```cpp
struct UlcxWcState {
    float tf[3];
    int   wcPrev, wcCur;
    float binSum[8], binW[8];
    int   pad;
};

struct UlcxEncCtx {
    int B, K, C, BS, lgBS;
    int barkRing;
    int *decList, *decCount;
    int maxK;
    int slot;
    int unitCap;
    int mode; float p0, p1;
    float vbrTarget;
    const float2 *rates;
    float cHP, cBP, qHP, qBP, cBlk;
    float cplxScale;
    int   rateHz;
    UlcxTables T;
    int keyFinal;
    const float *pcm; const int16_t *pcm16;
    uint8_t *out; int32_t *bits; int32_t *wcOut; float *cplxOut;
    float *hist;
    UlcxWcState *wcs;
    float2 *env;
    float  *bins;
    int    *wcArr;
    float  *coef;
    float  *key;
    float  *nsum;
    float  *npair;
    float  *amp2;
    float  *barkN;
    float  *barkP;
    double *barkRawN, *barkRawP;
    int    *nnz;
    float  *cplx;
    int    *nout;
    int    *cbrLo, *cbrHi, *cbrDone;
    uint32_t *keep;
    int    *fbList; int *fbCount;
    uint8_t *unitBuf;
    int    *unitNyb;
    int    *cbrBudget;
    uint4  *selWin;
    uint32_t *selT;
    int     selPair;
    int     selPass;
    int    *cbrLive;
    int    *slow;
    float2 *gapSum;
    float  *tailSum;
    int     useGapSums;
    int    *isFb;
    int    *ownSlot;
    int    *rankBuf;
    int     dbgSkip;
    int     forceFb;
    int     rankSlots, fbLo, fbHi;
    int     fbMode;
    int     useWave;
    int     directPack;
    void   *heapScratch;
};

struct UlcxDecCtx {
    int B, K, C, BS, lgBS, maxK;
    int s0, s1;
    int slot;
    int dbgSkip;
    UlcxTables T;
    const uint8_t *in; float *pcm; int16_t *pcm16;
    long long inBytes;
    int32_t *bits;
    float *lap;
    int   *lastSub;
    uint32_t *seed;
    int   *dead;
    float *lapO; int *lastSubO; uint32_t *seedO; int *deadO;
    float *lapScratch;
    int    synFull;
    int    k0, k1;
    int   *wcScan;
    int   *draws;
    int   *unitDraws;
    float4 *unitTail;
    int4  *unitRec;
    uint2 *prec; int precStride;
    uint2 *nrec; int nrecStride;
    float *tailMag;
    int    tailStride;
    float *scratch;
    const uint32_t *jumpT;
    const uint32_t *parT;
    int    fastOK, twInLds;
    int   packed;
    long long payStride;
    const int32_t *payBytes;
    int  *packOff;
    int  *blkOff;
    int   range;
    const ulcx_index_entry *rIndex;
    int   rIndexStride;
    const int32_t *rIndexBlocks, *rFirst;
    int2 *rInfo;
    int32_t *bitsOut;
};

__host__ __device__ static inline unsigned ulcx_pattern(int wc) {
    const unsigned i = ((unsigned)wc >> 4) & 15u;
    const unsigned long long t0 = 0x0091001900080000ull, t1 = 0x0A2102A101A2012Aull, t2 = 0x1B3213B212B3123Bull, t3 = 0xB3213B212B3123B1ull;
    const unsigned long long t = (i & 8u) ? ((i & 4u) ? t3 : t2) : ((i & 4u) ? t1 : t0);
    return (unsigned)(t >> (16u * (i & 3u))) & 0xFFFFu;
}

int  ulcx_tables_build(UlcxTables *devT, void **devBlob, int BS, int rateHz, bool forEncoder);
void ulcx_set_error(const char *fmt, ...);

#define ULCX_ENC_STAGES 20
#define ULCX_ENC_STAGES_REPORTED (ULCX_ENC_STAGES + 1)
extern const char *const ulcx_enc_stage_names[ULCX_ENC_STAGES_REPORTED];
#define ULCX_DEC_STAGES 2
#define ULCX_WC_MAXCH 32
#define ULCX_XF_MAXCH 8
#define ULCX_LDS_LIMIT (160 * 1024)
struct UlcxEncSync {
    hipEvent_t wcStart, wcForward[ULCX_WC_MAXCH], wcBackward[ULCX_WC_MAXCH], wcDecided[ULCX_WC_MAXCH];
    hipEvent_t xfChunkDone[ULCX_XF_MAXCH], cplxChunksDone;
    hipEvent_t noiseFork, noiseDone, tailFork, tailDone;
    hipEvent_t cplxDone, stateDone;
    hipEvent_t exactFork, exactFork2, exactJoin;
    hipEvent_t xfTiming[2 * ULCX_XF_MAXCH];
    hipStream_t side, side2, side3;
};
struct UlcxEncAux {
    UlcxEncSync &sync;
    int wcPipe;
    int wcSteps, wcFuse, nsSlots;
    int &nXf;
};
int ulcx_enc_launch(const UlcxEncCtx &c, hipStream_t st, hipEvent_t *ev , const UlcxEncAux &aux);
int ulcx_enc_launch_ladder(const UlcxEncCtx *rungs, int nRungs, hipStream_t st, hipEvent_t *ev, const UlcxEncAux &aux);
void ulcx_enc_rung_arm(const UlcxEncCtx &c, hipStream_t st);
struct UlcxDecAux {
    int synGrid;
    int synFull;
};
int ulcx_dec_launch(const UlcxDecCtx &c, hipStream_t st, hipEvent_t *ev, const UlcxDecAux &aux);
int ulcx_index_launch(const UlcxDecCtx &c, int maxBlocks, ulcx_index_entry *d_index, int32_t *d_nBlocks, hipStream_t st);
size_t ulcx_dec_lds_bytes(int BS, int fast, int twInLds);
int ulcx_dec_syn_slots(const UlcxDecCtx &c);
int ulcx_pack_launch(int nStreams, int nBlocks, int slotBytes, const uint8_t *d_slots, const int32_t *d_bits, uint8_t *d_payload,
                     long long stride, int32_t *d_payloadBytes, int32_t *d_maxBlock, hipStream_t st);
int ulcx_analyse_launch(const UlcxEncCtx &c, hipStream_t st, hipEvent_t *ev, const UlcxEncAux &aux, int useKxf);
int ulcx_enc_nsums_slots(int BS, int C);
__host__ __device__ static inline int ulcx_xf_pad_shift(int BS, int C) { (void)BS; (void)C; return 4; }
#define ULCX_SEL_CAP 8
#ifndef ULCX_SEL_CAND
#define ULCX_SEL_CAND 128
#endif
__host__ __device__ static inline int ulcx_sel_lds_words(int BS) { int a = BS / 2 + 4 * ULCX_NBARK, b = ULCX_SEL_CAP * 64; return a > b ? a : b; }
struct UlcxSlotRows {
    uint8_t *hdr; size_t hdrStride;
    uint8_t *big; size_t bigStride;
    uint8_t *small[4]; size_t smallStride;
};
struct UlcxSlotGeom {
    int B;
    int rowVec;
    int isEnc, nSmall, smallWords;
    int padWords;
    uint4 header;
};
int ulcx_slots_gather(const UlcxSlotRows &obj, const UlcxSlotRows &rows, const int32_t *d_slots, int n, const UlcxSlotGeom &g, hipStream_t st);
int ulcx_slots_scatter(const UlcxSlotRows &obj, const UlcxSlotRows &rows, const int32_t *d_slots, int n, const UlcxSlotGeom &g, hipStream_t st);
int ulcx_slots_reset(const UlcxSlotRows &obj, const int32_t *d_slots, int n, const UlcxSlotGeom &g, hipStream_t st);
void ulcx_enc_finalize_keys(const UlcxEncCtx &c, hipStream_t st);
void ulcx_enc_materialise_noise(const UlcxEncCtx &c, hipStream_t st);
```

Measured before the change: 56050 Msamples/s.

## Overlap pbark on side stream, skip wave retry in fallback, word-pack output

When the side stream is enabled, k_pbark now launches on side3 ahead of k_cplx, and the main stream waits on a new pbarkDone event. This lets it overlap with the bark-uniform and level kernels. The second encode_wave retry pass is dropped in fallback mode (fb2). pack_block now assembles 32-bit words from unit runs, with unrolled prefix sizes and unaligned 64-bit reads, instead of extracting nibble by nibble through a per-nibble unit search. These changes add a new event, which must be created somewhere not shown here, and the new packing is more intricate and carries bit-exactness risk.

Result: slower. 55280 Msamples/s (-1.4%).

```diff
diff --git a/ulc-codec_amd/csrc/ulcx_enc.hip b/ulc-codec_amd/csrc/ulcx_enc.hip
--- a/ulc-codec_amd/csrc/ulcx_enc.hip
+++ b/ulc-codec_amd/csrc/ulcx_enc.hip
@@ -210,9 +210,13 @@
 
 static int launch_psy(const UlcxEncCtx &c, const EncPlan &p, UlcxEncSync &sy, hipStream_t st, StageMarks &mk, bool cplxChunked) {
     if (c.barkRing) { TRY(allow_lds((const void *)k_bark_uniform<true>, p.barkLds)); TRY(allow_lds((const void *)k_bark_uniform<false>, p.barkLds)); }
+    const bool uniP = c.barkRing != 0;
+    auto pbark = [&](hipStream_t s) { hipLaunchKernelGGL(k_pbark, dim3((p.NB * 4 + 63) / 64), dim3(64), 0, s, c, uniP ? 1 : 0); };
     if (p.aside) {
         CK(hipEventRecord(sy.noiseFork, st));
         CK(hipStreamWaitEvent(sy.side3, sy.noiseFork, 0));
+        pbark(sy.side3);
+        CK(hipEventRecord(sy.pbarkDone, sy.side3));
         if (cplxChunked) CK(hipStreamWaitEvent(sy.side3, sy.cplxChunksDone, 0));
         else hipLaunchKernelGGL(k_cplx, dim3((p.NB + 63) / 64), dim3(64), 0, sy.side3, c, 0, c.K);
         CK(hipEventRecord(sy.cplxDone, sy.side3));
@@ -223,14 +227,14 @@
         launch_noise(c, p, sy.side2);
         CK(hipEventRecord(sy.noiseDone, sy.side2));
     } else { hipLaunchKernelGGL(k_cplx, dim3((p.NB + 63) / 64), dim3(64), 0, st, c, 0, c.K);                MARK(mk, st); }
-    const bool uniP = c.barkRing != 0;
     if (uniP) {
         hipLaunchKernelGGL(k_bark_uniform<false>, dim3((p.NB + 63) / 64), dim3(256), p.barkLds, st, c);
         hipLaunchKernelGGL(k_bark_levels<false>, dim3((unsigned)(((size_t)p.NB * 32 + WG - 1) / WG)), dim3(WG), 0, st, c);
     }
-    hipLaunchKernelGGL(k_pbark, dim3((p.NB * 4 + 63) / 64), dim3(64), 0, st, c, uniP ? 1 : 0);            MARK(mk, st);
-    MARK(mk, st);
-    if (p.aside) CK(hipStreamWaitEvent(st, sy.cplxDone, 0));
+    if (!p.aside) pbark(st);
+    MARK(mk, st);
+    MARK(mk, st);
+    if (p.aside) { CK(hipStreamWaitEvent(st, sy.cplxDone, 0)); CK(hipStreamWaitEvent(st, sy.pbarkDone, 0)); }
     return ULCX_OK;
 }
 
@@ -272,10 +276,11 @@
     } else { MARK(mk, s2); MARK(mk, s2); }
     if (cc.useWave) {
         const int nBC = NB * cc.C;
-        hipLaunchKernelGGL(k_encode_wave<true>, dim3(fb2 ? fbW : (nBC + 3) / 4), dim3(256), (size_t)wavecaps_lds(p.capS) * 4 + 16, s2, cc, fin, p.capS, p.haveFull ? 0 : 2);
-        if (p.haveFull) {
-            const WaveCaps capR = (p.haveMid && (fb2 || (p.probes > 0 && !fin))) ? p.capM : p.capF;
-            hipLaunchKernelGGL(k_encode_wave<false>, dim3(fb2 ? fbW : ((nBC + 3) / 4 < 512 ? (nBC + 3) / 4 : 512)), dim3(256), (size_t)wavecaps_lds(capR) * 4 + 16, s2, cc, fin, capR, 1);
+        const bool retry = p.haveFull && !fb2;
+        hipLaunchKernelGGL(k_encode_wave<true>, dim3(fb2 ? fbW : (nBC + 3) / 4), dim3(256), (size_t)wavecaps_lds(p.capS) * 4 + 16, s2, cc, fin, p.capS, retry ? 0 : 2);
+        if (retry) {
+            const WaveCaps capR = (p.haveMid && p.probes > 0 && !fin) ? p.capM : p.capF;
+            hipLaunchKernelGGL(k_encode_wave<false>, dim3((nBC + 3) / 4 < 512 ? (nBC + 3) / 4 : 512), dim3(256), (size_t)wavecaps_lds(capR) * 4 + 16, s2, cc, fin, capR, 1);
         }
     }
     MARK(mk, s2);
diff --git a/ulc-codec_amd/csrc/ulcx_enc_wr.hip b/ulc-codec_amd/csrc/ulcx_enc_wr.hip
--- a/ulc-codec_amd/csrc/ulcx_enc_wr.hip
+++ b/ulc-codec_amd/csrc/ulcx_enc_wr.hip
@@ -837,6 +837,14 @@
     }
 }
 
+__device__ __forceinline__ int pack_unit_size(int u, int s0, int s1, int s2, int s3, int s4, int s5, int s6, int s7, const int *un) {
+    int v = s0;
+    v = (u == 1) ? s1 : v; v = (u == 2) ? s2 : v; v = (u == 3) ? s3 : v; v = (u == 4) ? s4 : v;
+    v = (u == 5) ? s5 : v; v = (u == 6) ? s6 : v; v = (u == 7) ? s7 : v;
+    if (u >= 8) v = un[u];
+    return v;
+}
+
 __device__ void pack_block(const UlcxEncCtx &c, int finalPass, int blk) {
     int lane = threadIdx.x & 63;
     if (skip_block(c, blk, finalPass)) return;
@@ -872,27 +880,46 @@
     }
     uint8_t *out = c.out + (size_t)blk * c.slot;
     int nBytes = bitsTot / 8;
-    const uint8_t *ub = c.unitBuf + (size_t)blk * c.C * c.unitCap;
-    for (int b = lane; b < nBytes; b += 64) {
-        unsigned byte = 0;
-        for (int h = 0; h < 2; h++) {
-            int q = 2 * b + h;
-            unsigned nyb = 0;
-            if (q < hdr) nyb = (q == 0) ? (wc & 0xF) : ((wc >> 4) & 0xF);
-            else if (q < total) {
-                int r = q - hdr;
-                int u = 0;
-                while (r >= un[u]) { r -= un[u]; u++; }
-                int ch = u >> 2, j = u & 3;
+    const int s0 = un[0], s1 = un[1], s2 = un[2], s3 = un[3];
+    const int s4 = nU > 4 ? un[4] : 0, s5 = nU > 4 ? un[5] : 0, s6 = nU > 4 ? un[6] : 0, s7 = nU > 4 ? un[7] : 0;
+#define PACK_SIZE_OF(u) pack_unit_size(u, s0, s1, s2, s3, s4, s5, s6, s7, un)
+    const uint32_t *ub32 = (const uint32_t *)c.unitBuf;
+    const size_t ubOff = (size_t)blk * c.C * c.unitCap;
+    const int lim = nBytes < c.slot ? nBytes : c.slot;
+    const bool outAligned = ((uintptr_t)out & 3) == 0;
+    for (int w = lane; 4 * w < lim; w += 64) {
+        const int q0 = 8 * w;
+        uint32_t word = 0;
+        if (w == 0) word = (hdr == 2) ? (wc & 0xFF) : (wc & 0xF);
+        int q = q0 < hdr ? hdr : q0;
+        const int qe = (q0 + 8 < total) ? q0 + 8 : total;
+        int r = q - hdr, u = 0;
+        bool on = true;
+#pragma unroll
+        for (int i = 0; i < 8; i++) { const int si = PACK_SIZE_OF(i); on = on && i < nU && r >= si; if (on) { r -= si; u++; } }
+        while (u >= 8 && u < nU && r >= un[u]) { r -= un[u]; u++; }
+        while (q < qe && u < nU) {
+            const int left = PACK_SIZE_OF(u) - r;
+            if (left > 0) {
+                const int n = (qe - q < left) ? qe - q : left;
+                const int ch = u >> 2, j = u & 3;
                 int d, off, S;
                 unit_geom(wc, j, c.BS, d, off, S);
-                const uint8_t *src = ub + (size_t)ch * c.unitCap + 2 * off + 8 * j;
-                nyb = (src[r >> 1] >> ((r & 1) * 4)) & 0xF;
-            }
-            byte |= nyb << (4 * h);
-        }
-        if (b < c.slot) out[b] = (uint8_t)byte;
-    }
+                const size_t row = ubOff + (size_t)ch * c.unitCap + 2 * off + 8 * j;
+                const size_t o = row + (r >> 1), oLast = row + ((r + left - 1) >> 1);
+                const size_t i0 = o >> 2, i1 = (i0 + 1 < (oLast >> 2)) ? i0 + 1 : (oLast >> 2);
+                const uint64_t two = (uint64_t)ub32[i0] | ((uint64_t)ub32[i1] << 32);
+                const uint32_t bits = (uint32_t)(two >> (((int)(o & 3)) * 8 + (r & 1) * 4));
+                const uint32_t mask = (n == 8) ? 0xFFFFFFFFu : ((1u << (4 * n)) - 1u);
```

··········

Find each line in the records holding the string "struct" and show it.

Task solution:
struct UlcxWcState {
struct UlcxEncCtx {
struct UlcxDecCtx {
struct UlcxEncSync {
struct UlcxEncAux {
struct UlcxDecAux {
struct UlcxSlotRows {
struct UlcxSlotGeom {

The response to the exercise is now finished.